[What you will do]
Retype, exactly as they appear below, the lines between the line holding "if ((uint32_t)(uintptr_t)(lds_u32*)hist != 0u)" and the line holding "return A.goff[i +", both ends included.

[Stored items]
□ □ □
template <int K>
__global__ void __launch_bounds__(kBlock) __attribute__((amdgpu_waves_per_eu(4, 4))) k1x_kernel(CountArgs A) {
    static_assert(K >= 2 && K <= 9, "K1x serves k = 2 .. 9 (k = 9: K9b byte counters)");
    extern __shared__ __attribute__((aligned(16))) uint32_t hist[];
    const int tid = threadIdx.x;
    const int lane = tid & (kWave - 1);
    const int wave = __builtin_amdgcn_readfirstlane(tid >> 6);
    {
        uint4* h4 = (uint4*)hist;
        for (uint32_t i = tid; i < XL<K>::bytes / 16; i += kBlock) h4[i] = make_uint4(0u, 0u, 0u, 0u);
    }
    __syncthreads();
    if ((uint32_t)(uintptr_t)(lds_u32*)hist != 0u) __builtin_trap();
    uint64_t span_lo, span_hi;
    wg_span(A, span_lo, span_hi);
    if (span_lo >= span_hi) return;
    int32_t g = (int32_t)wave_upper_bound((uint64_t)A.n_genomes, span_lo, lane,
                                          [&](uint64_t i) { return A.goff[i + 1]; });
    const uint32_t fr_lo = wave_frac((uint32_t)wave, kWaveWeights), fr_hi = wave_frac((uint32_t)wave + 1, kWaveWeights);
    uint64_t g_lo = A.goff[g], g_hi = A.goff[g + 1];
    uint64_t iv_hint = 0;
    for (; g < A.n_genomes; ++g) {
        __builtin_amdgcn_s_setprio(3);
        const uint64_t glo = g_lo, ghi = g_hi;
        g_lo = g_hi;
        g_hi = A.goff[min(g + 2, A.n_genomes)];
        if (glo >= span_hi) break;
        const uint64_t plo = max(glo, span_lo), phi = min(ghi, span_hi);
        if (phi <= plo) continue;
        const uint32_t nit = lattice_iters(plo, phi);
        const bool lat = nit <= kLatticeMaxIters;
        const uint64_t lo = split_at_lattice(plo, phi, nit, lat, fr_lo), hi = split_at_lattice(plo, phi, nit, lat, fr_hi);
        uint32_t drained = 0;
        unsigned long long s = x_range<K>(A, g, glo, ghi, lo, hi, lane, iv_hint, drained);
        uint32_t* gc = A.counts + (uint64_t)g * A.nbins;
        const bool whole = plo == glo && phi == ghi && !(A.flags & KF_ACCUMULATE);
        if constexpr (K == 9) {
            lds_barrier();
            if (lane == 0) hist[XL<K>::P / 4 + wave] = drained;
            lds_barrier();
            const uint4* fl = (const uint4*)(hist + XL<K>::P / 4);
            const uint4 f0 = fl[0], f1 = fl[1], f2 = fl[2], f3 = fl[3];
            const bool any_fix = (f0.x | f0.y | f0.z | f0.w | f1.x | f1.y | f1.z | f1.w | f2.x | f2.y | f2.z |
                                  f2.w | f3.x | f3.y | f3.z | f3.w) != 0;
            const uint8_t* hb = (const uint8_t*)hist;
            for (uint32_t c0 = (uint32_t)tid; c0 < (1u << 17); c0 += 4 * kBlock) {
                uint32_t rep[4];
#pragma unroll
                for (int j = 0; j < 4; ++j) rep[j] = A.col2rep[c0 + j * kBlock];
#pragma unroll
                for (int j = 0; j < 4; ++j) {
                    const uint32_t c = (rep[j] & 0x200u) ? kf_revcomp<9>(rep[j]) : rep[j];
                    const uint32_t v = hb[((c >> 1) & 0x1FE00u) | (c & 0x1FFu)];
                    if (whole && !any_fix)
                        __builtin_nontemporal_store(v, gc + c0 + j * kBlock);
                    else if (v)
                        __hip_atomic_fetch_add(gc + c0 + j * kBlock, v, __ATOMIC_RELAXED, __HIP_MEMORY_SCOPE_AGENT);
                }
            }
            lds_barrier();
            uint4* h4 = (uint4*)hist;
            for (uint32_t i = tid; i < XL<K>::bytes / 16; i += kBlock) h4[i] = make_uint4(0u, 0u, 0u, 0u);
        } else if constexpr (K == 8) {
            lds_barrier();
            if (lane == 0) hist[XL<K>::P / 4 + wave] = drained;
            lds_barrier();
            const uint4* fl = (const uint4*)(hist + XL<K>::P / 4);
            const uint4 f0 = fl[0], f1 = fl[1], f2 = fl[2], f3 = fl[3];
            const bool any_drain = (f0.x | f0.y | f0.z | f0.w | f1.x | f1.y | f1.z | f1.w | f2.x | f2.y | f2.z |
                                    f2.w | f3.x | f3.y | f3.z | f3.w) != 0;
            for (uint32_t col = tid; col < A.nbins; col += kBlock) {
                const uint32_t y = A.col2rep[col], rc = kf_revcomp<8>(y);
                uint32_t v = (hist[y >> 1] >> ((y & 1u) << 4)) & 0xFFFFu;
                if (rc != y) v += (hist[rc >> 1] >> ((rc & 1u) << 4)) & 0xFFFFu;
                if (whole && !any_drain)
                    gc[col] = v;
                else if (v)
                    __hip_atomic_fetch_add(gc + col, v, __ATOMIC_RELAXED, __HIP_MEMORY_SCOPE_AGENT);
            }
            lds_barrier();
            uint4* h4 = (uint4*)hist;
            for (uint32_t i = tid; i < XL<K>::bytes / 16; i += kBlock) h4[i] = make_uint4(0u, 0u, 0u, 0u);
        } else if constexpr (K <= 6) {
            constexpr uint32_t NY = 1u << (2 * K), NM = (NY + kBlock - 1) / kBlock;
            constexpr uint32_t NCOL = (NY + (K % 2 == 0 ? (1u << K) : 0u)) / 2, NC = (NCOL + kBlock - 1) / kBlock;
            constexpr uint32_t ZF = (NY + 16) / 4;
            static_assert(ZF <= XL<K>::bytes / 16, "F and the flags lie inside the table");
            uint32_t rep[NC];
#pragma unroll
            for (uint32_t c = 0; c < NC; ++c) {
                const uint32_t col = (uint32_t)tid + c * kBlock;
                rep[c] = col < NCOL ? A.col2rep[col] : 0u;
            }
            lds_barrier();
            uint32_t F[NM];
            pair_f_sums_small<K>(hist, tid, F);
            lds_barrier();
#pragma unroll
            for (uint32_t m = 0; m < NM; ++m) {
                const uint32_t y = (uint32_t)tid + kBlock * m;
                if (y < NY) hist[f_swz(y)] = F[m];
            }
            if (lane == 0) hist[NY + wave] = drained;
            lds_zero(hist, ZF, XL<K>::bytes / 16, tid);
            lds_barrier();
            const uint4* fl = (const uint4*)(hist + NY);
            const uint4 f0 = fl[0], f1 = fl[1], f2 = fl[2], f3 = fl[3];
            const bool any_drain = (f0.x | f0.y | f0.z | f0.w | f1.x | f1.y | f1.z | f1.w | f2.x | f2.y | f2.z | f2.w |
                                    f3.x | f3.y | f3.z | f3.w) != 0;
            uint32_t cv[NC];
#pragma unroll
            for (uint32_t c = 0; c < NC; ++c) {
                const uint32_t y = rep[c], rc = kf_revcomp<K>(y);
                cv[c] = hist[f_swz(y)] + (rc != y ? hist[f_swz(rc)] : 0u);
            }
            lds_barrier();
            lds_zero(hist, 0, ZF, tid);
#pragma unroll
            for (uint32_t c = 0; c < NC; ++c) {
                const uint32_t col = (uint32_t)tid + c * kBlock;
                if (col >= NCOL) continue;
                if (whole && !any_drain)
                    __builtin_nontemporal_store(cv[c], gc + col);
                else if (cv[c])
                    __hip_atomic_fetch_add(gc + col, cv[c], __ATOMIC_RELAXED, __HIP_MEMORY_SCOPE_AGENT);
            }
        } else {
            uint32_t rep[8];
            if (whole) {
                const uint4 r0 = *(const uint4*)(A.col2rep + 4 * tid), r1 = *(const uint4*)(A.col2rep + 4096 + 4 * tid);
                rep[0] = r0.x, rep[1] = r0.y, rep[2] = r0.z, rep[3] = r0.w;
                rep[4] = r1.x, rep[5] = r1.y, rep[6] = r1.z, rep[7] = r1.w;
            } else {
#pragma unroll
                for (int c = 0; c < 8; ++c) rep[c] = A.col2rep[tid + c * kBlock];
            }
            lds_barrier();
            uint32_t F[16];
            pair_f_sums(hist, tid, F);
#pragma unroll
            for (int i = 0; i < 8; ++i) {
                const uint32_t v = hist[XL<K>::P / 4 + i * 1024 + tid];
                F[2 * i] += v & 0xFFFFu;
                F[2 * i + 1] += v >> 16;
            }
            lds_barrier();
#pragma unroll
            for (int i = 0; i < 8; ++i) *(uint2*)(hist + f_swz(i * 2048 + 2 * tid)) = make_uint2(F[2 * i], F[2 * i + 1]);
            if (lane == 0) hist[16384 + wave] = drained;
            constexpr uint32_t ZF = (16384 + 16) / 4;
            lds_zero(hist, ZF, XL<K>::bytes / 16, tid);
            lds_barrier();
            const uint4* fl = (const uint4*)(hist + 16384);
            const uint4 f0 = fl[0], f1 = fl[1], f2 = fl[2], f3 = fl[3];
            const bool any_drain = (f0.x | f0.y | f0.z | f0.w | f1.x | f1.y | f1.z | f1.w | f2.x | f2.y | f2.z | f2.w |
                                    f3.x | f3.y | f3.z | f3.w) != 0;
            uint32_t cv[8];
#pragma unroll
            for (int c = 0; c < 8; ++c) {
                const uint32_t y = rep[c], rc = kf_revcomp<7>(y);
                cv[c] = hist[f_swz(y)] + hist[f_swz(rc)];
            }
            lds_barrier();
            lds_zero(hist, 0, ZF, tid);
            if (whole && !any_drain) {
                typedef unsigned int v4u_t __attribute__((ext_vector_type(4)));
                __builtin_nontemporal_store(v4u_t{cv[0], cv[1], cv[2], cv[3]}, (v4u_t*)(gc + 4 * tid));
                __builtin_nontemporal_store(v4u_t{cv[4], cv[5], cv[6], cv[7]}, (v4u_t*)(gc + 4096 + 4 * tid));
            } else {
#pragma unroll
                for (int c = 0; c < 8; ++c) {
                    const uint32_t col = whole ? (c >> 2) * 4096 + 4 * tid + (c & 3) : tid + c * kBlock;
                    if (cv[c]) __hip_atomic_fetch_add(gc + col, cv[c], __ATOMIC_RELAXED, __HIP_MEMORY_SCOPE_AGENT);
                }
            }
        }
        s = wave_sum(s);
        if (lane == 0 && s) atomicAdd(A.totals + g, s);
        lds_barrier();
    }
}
□ □ □
[Exercise result]
    if ((uint32_t)(uintptr_t)(lds_u32*)hist != 0u) __builtin_trap();
    uint64_t span_lo, span_hi;
    wg_span(A, span_lo, span_hi);
    if (span_lo >= span_hi) return;
    int32_t g = (int32_t)wave_upper_bound((uint64_t)A.n_genomes, span_lo, lane,
                                          [&](uint64_t i) { return A.goff[i + 1]; });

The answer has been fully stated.